Extract, unchanged, every line from the top of the material below through the line with "cd[k] = fma(fd, t1, cd[k]);", and no more.
-------- DATA FOR THIS TASK
__global__ void __launch_bounds__(256)
k_fast_estmaf_interp(uint64_t S_own, double* __restrict__ freq_out, uint8_t* __restrict__ redo,
                     uint8_t* __restrict__ status, double* __restrict__ state,
                     uint64_t state_stride, uint64_t tile_T, uint64_t row0, uint64_t row1) {
  const uint64_t site = (uint64_t)blockIdx.x * blockDim.x + threadIdx.x;
  if (site >= S_own || !in_tile_rows(site, tile_T, row0, row1) || status[site] != EST_INTERP)
    return;
  double num = state[0 * state_stride + site], den = state[1 * state_stride + site];
  double pnum = state[2 * state_stride + site], pden = state[3 * state_stride + site];
  int iters = (int)state[4 * state_stride + site];
  const double mid = state[5 * state_stride + site], half = state[6 * state_stride + site];
  const double tF_sum = state[7 * state_stride + site];
  double gn[EN], gd[EN];
#pragma unroll
  for (int j = 0; j < EN; ++j) {
    gn[j] = state[(EST_SCALARS + j) * state_stride + site];
    gd[j] = state[(EST_SCALARS + EN + j) * state_stride + site];
  }
  double cn[EN], cd[EN];
#pragma unroll
  for (int k = 0; k < EN; ++k) cn[k] = cd[k] = 0;
#pragma unroll
  for (int j = 0; j < EN; ++j) {
    const double x = kChebC[j], fn = gn[j] * (2.0 / EN), fd = gd[j] * (2.0 / EN);
    double t0 = 1.0, t1 = x;
    cn[0] += fn;
    cd[0] += fd;
#pragma unroll
    for (int k = 1; k < EN; ++k) {
      cn[k] = fma(fn, t1, cn[k]);
      cd[k] = fma(fd, t1, cd[k]);
      const double t2 = fma(2 * x, t1, -t0);
      t0 = t1;
      t1 = t2;
    }
  }
  const double inv_half = 1.0 / half;
  uint8_t st = EST_EXACT;
  for (;;) {
    const double r = pnum * rcp_nr2(pden - pnum);
    const double tt = (r - mid) * rcp_nr2(r + mid);
    if (!(fabs(tt) <= half)) break;
    const double x2 = 2 * (tt * inv_half);
    double bn1 = 0, bn2 = 0, bd1 = 0, bd2 = 0;
#pragma unroll
    for (int k = EN - 1; k >= 1; --k) {
      const double bn0 = fma(x2, bn1, cn[k] - bn2), bd0 = fma(x2, bd1, cd[k] - bd2);
      bn2 = bn1;
      bn1 = bn0;
      bd2 = bd1;
      bd1 = bd0;
    }
    const double sn = fma(0.5 * x2, bn1, 0.5 * cn[0] - bn2);
    const double sd = fma(0.5 * x2, bd1, 0.5 * cd[0] - bd2);
    const double num2 = fma(r, sn, num), den2 = fma(r, sd, den + tF_sum);
    const double lhs = fabs(fma(pnum, den2, -(num2 * pden))), thr = kEPS * (den2 * pden);
    if (!(fabs(lhs - thr) >= EST_GUARD * thr)) break;
    num = num2;
    den = den2;
    const bool again = (lhs > thr) && (iters++ < 100);
    pnum = num;
    pden = den;
    if (!again) {
      st = EST_DONE;
      break;
    }
  }
  if (st == EST_DONE) {
    const double freq = num / den;
    const bool ok = freq >= 0 && freq < 1;
    freq_out[site] = freq;
    redo[site] = ok ? 0 : 1;
  } else {
    state[0 * state_stride + site] = num;
    state[1 * state_stride + site] = den;
    state[2 * state_stride + site] = pnum;
    state[3 * state_stride + site] = pden;
    state[4 * state_stride + site] = (double)iters;
  }
  status[site] = st;
}

constexpr int ESTC_A0 = 0, ESTC_B0 = 1, ESTC_M0 = 2, ESTC_M1 = 3, ESTC_M2 = 4;

template <bool TILE>
__global__ void __launch_bounds__(64)
k_fast_estmaf_called_sums(const GlView gl, const double* __restrict__ marg_blocks, uint64_t S_own,
                          uint64_t I_tot, uint64_t I_blk, uint64_t tile_T,
                          uint8_t* __restrict__ redo, double* __restrict__ state,
                          uint64_t state_stride, uint64_t blk0) {
  const int lane = threadIdx.x;
  uint64_t site;
  const double* tile_col = nullptr;
  if constexpr (TILE) {
    const uint64_t b = blockIdx.x + blk0, x = b & 7, k = b >> 3;
    const uint64_t q = ((k >> 3) << 6) + (x << 3) + (k & 7);
    const uint64_t tile_row = q >> 6, l = q & 63;
    const uint64_t c = tile_row / tile_T, t = tile_row - c * tile_T;
    site = (c * 64 + l) * tile_T + t;
    if (site >= S_own) return;
    tile_col = marg_blocks + post_lane_off(tile_row, l, I_tot);
  } else {
    site = blockIdx.x;
  }
  const uint64_t cell_s = gl.cell0 + site * I_tot;
  const bool one_block = (I_blk == I_tot);
  double n1 = 0, s2 = 0, s02 = 0, m0 = 0, m1 = 0, m2 = 0;
  bool bad = false;
  auto posterior = [&](uint64_t i) -> double {
    if constexpr (TILE) return tile_col[post_ind_off(i)];
    if (one_block) return marg_blocks[site * I_blk + i];
    const uint64_t q = i / I_blk;
    return marg_blocks[(q * S_own + site) * I_blk + (i - q * I_blk)];
  };
  auto take = [&](uint32_t code, double F) {
    const double tF = 2 - F;
    const bool g1 = code == 1, g2 = code == 2, g3 = code == 3;
    n1 += g1 ? 1.0 : 0.0;
    bad |= g1 && !(F < 1);
    s2 += g2 ? tF : 0.0;
    s02 += (code == 0 || g2) ? tF : 0.0;
    m0 += g3 ? 1 - F : 0.0;
    m1 += g3 ? tF : 0.0;
    m2 += g3 ? F * tF : 0.0;
  };
  uint64_t i = lane;
  for (; i + 192 < I_tot; i += 256) {
    double F[4];
    uint32_t cd[4];
#pragma unroll
    for (int j = 0; j < 4; ++j) {
// ... 95 lines not shown
    num += wave_sum(pn);
    den += wave_sum(pd);
    freq = num / den;
    again = (fabs(prev - freq) > kEPS) && (iters++ < 100);
  } while (again);
  if (lane == 0) freq_out[site] = freq;
}
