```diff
diff --git a/sa-gnn_amd/csrc/attn_split_common.h b/sa-gnn_amd/csrc/attn_split_common.h
--- /dev/null
+++ b/sa-gnn_amd/csrc/attn_split_common.h
@@ -0,0 +1,37 @@
+#pragma once
+#include "common.h"
+#include "f16_split.h"
+
+namespace {
+
+typedef float f32x4 __attribute__((ext_vector_type(4)));
+typedef int i32x4 __attribute__((ext_vector_type(4)));
+typedef int i32x2 __attribute__((ext_vector_type(2)));
+
+constexpr int kRows = 64;
+constexpr int kBT = 4;
+
+template <int D>
+__device__ __forceinline__ int swz(int row) {
+  if (D == 128) return row & 15;
+  if (D == 64) return (row >> 1) & 7;
+  const int g = (row >> 2) & 3;
+  return (0x78 >> (2 * g)) & 3;
+}
+__device__ __forceinline__ void lds_barrier() { asm volatile("s_waitcnt lgkmcnt(0)\n\ts_barrier" ::: "memory"); }
+
+template <int CTRL>
+__device__ __forceinline__ float dpp_add(float v) {
+  return v + __builtin_bit_cast(float, __builtin_amdgcn_update_dpp(0, __builtin_bit_cast(int, v), CTRL, 0xf, 0xf, true));
+}
+template <int LPR>
+__device__ __forceinline__ float row_sum(float v) {
+  v = dpp_add<0xB1>(v);
+  v = dpp_add<0x4E>(v);
+  v = dpp_add<0x141>(v);
+  if constexpr (LPR >= 16) v = dpp_add<0x140>(v);
+  if constexpr (LPR == 32) v += __shfl_xor(v, 16);
+  return v;
+}
+
+}
diff --git a/sa-gnn_amd/csrc/common.h b/sa-gnn_amd/csrc/common.h
--- a/sa-gnn_amd/csrc/common.h
+++ b/sa-gnn_amd/csrc/common.h
@@ -70,6 +70,7 @@
 int lstm_fwd_f16(const LstmArgs& a, hipStream_t s);
 int ln_mhsa_mean_split(const SeqView& v, const AttnParams& a, float* out, int64_t ld_out, hipStream_t s);
 int attn_bwd_front_split(const SeqView& v, const AttnParams& a, const AttnBwdOut& b, hipStream_t s);
+int ln_mhsa_mean_rows16(const SeqView& v, const AttnParams& a, float* out, int64_t ld_out, hipStream_t s);
 int lstm_fwd_split128(const LstmArgs& a, hipStream_t s);
 int attn_bwd_tail_f16(float* y, const float* dqkv, int64_t rows, int d, const float* Wqkv, float* dWqkv, float* dbqkv,
                       hipStream_t s);
```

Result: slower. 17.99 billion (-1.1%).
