@@ -310,9 +314,19 @@
   const unsigned ldpb = (unsigned)p.ldp * 2, ldyb = (unsigned)p.ldy * 2;
   const __amdgpu_buffer_rsrc_t rP = __builtin_amdgcn_make_buffer_rsrc(Pb, (short)0, (int)(p.T * ldpb), 0x00020000);
   const __amdgpu_buffer_rsrc_t rY = __builtin_amdgcn_make_buffer_rsrc(Yb, (short)0, (int)(p.T * ldyb), 0x00020000);
-  const unsigned vcol = (unsigned)(lane & 7) * 16 + (unsigned)bx * 128;
+  const unsigned vcol = (unsigned)(lane & 7) * 16 + (unsigned)ct * 128;
   const unsigned vpa = (unsigned)(lane >> 3) * ldpb + vcol, vpg = vpa + (unsigned)p.D * 2;
   const unsigned vpy = (unsigned)(lane >> 3) * ldyb + vcol;
+  const unsigned ldab = LN ? (unsigned)p.lda * 2 : 0u;
+  const unsigned vpo = (unsigned)(lane >> 3) * ldab + vcol;
+  __amdgpu_buffer_rsrc_t rA = rY, rS = rY;
+  float lng = 0.f, lnb = 0.f;
+  if constexpr (LN) {
+    rA = __builtin_amdgcn_make_buffer_rsrc(reinterpret_cast<bf16_t*>(p.A) + (long)b * p.T * p.lda, (short)0, (int)(p.T * ldab), 0x00020000);
+    rS = __builtin_amdgcn_make_buffer_rsrc(p.ln_stats + 2 * (long)b * p.T, (short)0, p.T * 8, 0x00020000);
+    lng = p.ln_gamma[ch]; lnb = p.ln_beta[ch];
+    asm volatile("" :: "v"(lng), "v"(lnb));
+  }
   unsigned char* st = stage[wv];
   float win[WIN];
 #pragma unroll
@@ -328,7 +342,7 @@
   dma(-2);
   dma(-1);
   for (int s = -2; s < nsteps; ++s) {
-    rw_wait_vm(s < 0 ? 4 : (s >= 2 ? 2 : 0) + (s + 1 < nsteps ? 4 : 0) + (s >= 1 ? 2 : 0));
+    rw_wait_vm(s < 0 ? 4 : (s >= 2 ? NST : 0) + (s + 1 < nsteps ? 4 : 0) + (s >= 1 ? NST : 0));
     const unsigned char* sl = st + (s & 1) * SLOT + lane * 2;
 #pragma unroll
     for (int i = 0; i < RW_STEP; ++i) win[30 + i] = rw_lds_bf16(sl, i * 128) * sigmoidf_(rw_lds_bf16(sl, 2048 + i * 128));
@@ -359,6 +373,81 @@
         __builtin_amdgcn_raw_buffer_store_b128(v, rY, vpy + s0 + k * 8 * ldyb, 0, 0);
       }
       asm volatile("" ::: "memory");
+      if constexpr (LN) {
+        const int f = lane >> 2, q = lane & 3;
+        float cf[16], cown[RW_STEP];
+        {
+          const u32v4 u0 = *reinterpret_cast<const u32v4*>(st + OUT + f * 128 + q * 32);
+          const u32v4 u1 = *reinterpret_cast<const u32v4*>(st + OUT + f * 128 + q * 32 + 16);
+          const uint32_t uw[8] = {u0.x, u0.y, u0.z, u0.w, u1.x, u1.y, u1.z, u1.w};
+#pragma unroll
+          for (int i = 0; i < 8; ++i) { cf[2 * i] = __uint_as_float(uw[i] << 16); cf[2 * i + 1] = __uint_as_float(uw[i] & 0xffff0000u); }
+        }
+#pragma unroll
+        for (int o = 0; o < RW_STEP; ++o) cown[o] = bf16_bits_to_f32(ob[o * 64]);
+        double sm = 0.0, sq = 0.0;
+#pragma unroll
+        for (int i = 0; i < 16; ++i) { const double x = (double)cf[i]; sm += x; sq = __builtin_fma(x, x, sq); }
+        sm += __shfl_xor(sm, 1, 64); sq += __shfl_xor(sq, 1, 64);
+        sm += __shfl_xor(sm, 2, 64); sq += __shfl_xor(sq, 2, 64);
+        rw_lgkm0();
+        asm volatile("" ::: "memory");
+        if (q == 0) {
+          const uint64_t u0 = (uint64_t)__double_as_longlong(sm), u1 = (uint64_t)__double_as_longlong(sq);
+          const u32v4 pk = {(uint32_t)u0, (uint32_t)(u0 >> 32), (uint32_t)u1, (uint32_t)(u1 >> 32)};
+          asm volatile("ds_write_b128 %0, %1" ::"v"((unsigned)(uintptr_t)(rw_lds_vp)(st + OUT + f * 16)), "v"(pk) : "memory");
+        }
+        rw_lgkm0();
+        __builtin_amdgcn_s_barrier();
+        asm volatile("" ::: "memory");
+        float mean, rstd;
+        {
+          const int ff = lane & 15;
+          u32v4 pr[4];
+          asm volatile("ds_read_b128 %0, %4\n\tds_read_b128 %1, %4 offset:%5\n\tds_read_b128 %2, %4 offset:%6\n\tds_read_b128 %3, %4 offset:%7\n\t"
+                       "s_waitcnt lgkmcnt(0)"
+                       : "=&v"(pr[0]), "=&v"(pr[1]), "=&v"(pr[2]), "=&v"(pr[3])
+                       : "v"((unsigned)(uintptr_t)(rw_lds_vp)(&stage[0][OUT + ff * 16])), "n"(WAVE), "n"(2 * WAVE), "n"(3 * WAVE)
+                       : "memory");
+          double ts = 0.0, tq = 0.0;
+#pragma unroll
+          for (int k = 0; k < 4; ++k) {
+            ts += __longlong_as_double((long long)((uint64_t)pr[k].x | ((uint64_t)pr[k].y << 32)));
+            tq += __longlong_as_double((long long)((uint64_t)pr[k].z | ((uint64_t)pr[k].w << 32)));
+          }
+          const double mu = ts * (1.0 / 256.0);
+          const double var = fmax(tq * (1.0 / 256.0) - mu * mu, 0.0);
+          mean = (float)mu;
+          const double ve = var + (double)p.ln_eps;
+          double y = (double)rsqrtf((float)ve);
+#pragma unroll
+          for (int it = 0; it < 2; ++it) y = __builtin_fma(0.5 * y, __builtin_fma(-ve * y, y, 1.0), y);
+          rstd = (float)y;
+        }
+        rw_lgkm0();
+        __builtin_amdgcn_s_barrier();
+        asm volatile("" ::: "memory");
+        {
+          typedef uint32_t u32v2 __attribute__((ext_vector_type(2)));
+          const u32v2 sv = {__float_as_uint(mean), __float_as_uint(rstd)};
+          const unsigned so = (lane < 16 && (lane >> 2) == wv) ? (unsigned)(t_lo + s * RW_STEP + lane) * 8u : 0x80000000u;
+          __builtin_amdgcn_raw_buffer_store_b64(sv, rS, so, 0, 0);
+        }
+#pragma unroll
+        for (int o = 0; o < RW_STEP; ++o) {
+          const float mo = __builtin_bit_cast(float, __builtin_amdgcn_readlane(__builtin_bit_cast(int, mean), o));
+          const float ro = __builtin_bit_cast(float, __builtin_amdgcn_readlane(__builtin_bit_cast(int, rstd), o));
+          ob[o * 64] = (unsigned short)f32_to_bf16_bits(act_fwd_c<LNACT>((cown[o] - mo) * ro * lng + lnb));
+        }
----------------
WRITTEN REPLY.
__global__ void __launch_bounds__(256)
k_fast_estmaf_interp(uint64_t S_own, double* __restrict__ freq_out, uint8_t* __restrict__ redo,
                     uint8_t* __restrict__ status, double* __restrict__ state,
                     uint64_t state_stride, uint64_t tile_T, uint64_t row0, uint64_t row1) {
  const uint64_t site = (uint64_t)blockIdx.x * blockDim.x + threadIdx.x;
  if (site >= S_own || !in_tile_rows(site, tile_T, row0, row1) || status[site] != EST_INTERP)
    return;
  double num = state[0 * state_stride + site], den = state[1 * state_stride + site];
  double pnum = state[2 * state_stride + site], pden = state[3 * state_stride + site];
  int iters = (int)state[4 * state_stride + site];
  const double mid = state[5 * state_stride + site], half = state[6 * state_stride + site];
  const double tF_sum = state[7 * state_stride + site];
  double gn[EN], gd[EN];
#pragma unroll
  for (int j = 0; j < EN; ++j) {
    gn[j] = state[(EST_SCALARS + j) * state_stride + site];
    gd[j] = state[(EST_SCALARS + EN + j) * state_stride + site];
  }
  double cn[EN], cd[EN];
#pragma unroll
  for (int k = 0; k < EN; ++k) cn[k] = cd[k] = 0;
#pragma unroll
  for (int j = 0; j < EN; ++j) {
    const double x = kChebC[j], fn = gn[j] * (2.0 / EN), fd = gd[j] * (2.0 / EN);
    double t0 = 1.0, t1 = x;
    cn[0] += fn;
    cd[0] += fd;
#pragma unroll
    for (int k = 1; k < EN; ++k) {
      cn[k] = fma(fn, t1, cn[k]);
      cd[k] = fma(fd, t1, cd[k]);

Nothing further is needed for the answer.